(Saved entries)
══════════════════════════════
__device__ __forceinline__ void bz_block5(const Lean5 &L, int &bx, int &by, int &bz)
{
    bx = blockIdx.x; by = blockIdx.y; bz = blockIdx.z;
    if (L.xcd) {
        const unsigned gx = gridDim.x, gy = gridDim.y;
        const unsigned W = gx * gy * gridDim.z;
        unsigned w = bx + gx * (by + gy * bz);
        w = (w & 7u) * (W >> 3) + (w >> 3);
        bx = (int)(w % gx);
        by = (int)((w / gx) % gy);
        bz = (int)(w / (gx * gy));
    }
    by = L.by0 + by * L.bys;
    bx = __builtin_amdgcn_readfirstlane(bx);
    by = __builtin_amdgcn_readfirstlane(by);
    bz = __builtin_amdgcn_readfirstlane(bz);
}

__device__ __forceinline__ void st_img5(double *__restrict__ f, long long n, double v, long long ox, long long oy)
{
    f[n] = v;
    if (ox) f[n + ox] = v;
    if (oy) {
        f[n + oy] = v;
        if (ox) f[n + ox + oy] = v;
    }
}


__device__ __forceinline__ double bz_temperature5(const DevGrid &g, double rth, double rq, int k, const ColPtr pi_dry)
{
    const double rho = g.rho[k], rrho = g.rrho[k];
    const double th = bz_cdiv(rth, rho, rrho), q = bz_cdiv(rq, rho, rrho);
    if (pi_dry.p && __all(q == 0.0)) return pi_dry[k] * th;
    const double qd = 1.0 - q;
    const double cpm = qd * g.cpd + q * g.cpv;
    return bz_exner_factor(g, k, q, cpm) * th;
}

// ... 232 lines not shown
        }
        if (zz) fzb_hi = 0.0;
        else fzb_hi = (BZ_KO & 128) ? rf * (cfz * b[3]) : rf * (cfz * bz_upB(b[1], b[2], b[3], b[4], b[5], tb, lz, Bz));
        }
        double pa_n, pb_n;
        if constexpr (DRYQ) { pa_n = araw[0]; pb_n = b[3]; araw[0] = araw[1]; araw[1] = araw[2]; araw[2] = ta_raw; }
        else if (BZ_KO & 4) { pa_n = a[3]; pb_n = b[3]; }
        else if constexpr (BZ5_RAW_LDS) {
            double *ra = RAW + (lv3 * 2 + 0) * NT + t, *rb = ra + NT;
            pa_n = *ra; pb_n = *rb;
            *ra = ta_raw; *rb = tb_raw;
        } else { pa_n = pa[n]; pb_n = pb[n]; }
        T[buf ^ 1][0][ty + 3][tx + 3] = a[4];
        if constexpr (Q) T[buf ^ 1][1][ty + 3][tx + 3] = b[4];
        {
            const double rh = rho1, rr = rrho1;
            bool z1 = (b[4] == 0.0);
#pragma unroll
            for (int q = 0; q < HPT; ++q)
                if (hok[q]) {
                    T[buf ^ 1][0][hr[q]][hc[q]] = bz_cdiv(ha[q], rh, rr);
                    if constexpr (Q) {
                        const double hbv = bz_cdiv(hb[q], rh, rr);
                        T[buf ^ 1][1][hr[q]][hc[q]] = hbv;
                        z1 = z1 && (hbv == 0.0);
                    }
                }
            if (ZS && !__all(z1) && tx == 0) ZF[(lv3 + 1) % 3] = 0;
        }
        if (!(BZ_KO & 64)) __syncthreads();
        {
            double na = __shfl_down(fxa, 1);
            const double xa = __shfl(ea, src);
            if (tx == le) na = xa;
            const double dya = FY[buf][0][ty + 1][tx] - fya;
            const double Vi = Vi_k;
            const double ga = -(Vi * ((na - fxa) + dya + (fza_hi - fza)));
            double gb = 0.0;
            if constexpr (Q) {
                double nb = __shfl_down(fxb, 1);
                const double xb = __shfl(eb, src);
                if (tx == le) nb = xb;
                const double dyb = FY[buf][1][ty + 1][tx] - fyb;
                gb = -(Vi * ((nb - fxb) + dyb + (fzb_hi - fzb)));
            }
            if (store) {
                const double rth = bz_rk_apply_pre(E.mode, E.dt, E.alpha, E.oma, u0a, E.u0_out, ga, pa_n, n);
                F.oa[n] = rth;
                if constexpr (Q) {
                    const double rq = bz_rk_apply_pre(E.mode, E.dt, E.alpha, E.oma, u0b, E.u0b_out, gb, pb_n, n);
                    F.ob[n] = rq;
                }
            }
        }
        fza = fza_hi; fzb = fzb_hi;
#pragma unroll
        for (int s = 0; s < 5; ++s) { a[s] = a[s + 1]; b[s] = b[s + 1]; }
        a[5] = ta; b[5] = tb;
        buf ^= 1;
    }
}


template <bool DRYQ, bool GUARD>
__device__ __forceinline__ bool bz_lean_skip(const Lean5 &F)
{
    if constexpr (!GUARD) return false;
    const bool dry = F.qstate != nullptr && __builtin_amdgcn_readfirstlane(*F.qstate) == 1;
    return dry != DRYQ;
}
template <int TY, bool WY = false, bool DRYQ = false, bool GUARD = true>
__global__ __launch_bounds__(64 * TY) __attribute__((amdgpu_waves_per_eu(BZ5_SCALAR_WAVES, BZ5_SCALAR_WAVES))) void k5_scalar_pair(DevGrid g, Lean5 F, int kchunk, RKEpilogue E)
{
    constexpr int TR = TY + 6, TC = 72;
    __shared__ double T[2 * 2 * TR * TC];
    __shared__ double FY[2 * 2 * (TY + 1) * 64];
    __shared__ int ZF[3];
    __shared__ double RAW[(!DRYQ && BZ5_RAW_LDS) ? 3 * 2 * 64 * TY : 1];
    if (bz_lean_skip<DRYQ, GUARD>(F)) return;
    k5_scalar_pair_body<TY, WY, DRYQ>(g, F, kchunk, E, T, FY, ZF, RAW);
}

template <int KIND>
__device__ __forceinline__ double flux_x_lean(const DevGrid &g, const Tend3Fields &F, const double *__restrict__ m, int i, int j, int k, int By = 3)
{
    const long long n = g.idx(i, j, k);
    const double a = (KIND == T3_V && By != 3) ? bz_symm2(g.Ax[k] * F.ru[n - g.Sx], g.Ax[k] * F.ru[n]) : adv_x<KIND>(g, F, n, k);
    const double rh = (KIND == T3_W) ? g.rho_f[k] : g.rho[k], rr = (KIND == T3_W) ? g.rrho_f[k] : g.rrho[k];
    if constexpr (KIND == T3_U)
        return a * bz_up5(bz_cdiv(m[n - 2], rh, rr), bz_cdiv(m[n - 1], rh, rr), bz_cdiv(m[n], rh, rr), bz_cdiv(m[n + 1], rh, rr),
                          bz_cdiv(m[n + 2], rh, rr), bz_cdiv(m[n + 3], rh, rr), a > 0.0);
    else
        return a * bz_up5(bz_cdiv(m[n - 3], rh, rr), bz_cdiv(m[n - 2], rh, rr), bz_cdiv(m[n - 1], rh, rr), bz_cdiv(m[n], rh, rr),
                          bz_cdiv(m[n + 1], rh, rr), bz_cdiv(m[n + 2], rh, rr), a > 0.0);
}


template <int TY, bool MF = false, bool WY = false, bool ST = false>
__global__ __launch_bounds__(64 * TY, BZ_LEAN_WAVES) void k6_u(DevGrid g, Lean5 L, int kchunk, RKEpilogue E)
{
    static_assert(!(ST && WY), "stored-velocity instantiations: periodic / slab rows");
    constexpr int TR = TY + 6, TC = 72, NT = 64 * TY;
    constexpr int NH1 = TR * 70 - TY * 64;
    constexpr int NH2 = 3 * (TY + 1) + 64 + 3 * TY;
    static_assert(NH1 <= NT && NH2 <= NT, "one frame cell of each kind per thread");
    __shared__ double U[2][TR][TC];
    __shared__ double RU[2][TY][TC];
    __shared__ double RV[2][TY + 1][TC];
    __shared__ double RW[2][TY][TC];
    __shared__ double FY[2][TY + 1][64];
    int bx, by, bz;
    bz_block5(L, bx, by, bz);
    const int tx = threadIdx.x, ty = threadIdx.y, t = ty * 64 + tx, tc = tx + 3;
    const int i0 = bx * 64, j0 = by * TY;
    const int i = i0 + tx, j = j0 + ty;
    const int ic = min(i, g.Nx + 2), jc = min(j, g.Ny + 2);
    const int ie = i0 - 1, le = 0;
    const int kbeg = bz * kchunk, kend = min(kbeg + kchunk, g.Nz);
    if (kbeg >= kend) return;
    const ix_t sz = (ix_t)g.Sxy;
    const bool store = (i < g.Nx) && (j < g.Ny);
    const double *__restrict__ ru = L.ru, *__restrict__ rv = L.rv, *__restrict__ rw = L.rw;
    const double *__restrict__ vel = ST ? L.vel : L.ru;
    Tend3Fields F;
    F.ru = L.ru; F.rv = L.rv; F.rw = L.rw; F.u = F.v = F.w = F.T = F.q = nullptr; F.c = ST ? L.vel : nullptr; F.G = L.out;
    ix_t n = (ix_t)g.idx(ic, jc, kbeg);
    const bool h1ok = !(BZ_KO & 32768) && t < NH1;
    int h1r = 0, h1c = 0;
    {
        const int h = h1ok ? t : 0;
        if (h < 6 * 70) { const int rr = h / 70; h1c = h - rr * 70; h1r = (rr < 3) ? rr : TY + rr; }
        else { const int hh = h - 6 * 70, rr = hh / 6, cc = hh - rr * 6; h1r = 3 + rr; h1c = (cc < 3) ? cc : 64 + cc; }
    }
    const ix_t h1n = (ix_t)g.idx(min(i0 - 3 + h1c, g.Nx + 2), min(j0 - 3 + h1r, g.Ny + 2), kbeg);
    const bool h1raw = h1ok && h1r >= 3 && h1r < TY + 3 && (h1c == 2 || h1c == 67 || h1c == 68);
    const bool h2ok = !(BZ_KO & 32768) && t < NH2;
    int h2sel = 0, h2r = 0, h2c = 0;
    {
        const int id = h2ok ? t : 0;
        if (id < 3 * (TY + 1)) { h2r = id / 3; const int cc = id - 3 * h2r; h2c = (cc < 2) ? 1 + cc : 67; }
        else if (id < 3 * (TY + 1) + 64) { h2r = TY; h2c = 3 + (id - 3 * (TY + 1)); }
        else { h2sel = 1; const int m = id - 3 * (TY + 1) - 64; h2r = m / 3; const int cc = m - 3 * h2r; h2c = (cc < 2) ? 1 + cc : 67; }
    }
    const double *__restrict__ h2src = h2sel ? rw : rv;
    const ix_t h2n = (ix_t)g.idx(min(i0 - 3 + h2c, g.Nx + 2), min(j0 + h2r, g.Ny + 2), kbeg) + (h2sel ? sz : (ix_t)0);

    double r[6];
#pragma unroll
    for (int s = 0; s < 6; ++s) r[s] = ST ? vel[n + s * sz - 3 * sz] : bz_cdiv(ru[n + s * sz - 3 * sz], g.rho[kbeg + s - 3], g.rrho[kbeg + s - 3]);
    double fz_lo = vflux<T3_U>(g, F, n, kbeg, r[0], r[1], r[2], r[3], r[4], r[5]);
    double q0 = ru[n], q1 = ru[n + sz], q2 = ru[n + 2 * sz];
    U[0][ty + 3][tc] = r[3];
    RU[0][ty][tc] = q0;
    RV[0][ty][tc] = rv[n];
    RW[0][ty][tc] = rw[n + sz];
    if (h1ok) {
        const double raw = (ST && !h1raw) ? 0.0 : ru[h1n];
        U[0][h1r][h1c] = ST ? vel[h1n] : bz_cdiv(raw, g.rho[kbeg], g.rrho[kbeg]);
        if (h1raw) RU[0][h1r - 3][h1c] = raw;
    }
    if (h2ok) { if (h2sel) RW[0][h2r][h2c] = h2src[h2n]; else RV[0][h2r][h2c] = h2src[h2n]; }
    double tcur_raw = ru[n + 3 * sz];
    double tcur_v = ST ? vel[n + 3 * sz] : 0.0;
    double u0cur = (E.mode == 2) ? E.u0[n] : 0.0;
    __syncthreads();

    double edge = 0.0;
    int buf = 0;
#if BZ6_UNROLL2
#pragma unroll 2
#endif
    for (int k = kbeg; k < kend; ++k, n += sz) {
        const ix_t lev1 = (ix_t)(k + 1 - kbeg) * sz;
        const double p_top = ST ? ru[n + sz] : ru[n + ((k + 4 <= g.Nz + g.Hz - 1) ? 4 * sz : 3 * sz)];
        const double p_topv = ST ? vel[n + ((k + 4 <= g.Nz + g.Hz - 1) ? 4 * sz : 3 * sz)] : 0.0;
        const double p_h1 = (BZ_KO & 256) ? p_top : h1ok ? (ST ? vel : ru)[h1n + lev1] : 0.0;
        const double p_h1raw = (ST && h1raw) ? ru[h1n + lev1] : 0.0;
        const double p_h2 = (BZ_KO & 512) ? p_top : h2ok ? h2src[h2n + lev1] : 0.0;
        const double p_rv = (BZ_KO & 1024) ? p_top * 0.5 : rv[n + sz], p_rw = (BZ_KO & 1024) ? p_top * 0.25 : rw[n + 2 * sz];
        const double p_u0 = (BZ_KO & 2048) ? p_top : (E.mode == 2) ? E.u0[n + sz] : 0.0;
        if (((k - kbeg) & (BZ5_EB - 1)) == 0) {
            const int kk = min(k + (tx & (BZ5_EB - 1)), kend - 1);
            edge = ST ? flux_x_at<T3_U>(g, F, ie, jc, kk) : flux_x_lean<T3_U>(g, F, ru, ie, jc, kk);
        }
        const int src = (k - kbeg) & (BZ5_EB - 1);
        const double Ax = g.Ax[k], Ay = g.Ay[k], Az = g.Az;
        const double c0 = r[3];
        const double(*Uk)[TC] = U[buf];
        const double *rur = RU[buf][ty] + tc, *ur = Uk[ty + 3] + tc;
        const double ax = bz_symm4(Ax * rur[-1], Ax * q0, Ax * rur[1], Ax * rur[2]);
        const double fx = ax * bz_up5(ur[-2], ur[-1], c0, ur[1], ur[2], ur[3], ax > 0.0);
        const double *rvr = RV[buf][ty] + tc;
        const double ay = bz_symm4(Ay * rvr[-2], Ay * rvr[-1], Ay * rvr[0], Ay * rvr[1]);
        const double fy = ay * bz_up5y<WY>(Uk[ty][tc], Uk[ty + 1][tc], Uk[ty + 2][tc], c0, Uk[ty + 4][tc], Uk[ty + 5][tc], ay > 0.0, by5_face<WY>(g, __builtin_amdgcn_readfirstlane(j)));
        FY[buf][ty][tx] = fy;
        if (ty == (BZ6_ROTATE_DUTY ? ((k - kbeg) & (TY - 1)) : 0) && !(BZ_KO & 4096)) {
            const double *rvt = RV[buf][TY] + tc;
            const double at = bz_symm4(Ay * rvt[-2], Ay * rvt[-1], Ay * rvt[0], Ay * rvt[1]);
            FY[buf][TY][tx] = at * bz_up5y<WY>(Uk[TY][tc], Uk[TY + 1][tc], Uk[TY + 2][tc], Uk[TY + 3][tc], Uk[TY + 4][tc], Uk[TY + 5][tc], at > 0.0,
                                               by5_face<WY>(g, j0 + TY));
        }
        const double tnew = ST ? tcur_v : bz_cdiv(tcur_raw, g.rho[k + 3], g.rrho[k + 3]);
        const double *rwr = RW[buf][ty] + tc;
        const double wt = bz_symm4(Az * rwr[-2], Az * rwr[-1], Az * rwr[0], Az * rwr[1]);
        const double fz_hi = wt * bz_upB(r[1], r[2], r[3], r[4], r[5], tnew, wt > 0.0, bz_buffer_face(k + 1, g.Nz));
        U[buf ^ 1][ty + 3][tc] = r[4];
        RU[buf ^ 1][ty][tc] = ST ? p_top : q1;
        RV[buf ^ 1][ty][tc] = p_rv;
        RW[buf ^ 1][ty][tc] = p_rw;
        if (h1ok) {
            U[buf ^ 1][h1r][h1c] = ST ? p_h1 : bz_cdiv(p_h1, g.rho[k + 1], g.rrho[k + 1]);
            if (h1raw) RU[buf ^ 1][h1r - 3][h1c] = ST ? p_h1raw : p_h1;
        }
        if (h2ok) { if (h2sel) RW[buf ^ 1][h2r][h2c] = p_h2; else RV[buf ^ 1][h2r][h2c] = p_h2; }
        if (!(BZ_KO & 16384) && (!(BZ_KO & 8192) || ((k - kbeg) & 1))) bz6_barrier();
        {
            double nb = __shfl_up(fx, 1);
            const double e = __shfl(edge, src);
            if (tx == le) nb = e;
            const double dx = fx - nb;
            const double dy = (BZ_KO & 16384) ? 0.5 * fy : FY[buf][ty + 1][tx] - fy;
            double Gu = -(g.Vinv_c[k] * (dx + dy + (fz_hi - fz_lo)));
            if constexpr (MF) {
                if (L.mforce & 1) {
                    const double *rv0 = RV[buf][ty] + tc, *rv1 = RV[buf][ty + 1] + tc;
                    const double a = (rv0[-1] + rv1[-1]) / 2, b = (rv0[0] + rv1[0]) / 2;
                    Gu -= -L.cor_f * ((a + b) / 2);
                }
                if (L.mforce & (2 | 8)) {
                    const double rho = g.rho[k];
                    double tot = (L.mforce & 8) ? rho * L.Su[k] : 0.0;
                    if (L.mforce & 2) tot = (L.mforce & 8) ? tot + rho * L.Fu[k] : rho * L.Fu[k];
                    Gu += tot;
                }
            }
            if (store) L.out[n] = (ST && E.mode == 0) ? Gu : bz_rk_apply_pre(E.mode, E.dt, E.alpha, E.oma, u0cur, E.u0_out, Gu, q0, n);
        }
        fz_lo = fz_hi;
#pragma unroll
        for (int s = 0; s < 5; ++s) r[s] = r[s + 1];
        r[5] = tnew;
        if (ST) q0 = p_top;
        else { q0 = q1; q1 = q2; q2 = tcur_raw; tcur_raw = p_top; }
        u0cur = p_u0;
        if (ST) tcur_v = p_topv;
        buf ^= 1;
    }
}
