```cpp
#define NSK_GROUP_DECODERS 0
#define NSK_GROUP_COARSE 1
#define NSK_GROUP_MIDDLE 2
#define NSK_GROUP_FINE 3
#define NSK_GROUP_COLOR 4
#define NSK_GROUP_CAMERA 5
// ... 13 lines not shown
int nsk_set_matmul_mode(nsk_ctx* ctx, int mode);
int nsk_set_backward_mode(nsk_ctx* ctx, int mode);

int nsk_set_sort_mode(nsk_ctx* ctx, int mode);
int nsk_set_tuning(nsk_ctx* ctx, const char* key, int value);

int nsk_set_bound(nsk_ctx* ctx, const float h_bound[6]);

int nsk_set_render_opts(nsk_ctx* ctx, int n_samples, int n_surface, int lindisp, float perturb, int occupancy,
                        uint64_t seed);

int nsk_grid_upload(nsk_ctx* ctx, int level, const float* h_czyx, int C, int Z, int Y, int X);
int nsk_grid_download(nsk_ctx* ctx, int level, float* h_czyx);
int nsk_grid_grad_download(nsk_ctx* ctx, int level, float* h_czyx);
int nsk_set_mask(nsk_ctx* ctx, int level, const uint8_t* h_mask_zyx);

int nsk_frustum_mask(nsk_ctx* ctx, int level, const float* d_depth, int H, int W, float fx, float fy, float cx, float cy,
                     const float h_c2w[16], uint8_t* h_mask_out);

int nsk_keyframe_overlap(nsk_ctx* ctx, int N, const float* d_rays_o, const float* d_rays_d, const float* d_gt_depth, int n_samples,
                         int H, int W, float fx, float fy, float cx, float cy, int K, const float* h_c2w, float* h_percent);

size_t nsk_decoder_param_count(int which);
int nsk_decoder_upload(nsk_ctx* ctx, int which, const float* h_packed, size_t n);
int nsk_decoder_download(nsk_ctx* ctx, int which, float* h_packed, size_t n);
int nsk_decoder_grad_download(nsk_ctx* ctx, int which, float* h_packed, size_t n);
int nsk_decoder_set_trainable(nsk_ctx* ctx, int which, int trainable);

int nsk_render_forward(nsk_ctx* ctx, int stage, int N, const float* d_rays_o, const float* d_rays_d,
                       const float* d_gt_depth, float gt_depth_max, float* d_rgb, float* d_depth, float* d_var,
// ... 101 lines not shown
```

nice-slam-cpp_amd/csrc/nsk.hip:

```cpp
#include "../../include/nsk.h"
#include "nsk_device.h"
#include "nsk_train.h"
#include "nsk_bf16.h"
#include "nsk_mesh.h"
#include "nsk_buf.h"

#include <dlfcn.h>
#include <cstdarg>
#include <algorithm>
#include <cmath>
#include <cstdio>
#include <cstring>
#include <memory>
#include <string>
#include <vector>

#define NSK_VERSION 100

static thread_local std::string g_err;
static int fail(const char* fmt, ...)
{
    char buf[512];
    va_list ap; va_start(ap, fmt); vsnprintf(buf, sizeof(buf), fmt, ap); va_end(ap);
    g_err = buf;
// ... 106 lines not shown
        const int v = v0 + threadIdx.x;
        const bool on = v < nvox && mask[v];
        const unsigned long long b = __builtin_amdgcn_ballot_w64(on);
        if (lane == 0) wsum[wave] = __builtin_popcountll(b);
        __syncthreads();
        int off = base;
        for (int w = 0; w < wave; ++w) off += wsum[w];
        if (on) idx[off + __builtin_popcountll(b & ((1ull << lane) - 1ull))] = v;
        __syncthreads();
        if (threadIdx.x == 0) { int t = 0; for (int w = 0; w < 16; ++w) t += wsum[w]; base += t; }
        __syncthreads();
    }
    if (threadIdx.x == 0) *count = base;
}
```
══════════════════════════════
_Your assignment_. All that is wanted is an exact copy of the lines above from the one with "double tot = (L.mforce" through the one with "if (ST) q0 = p_top;", with both ends included.

_Completed task_.
                    double tot = (L.mforce & 8) ? rho * L.Su[k] : 0.0;
                    if (L.mforce & 2) tot = (L.mforce & 8) ? tot + rho * L.Fu[k] : rho * L.Fu[k];
                    Gu += tot;
                }
            }
            if (store) L.out[n] = (ST && E.mode == 0) ? Gu : bz_rk_apply_pre(E.mode, E.dt, E.alpha, E.oma, u0cur, E.u0_out, Gu, q0, n);
        }
        fz_lo = fz_hi;
#pragma unroll
        for (int s = 0; s < 5; ++s) r[s] = r[s + 1];
        r[5] = tnew;
        if (ST) q0 = p_top;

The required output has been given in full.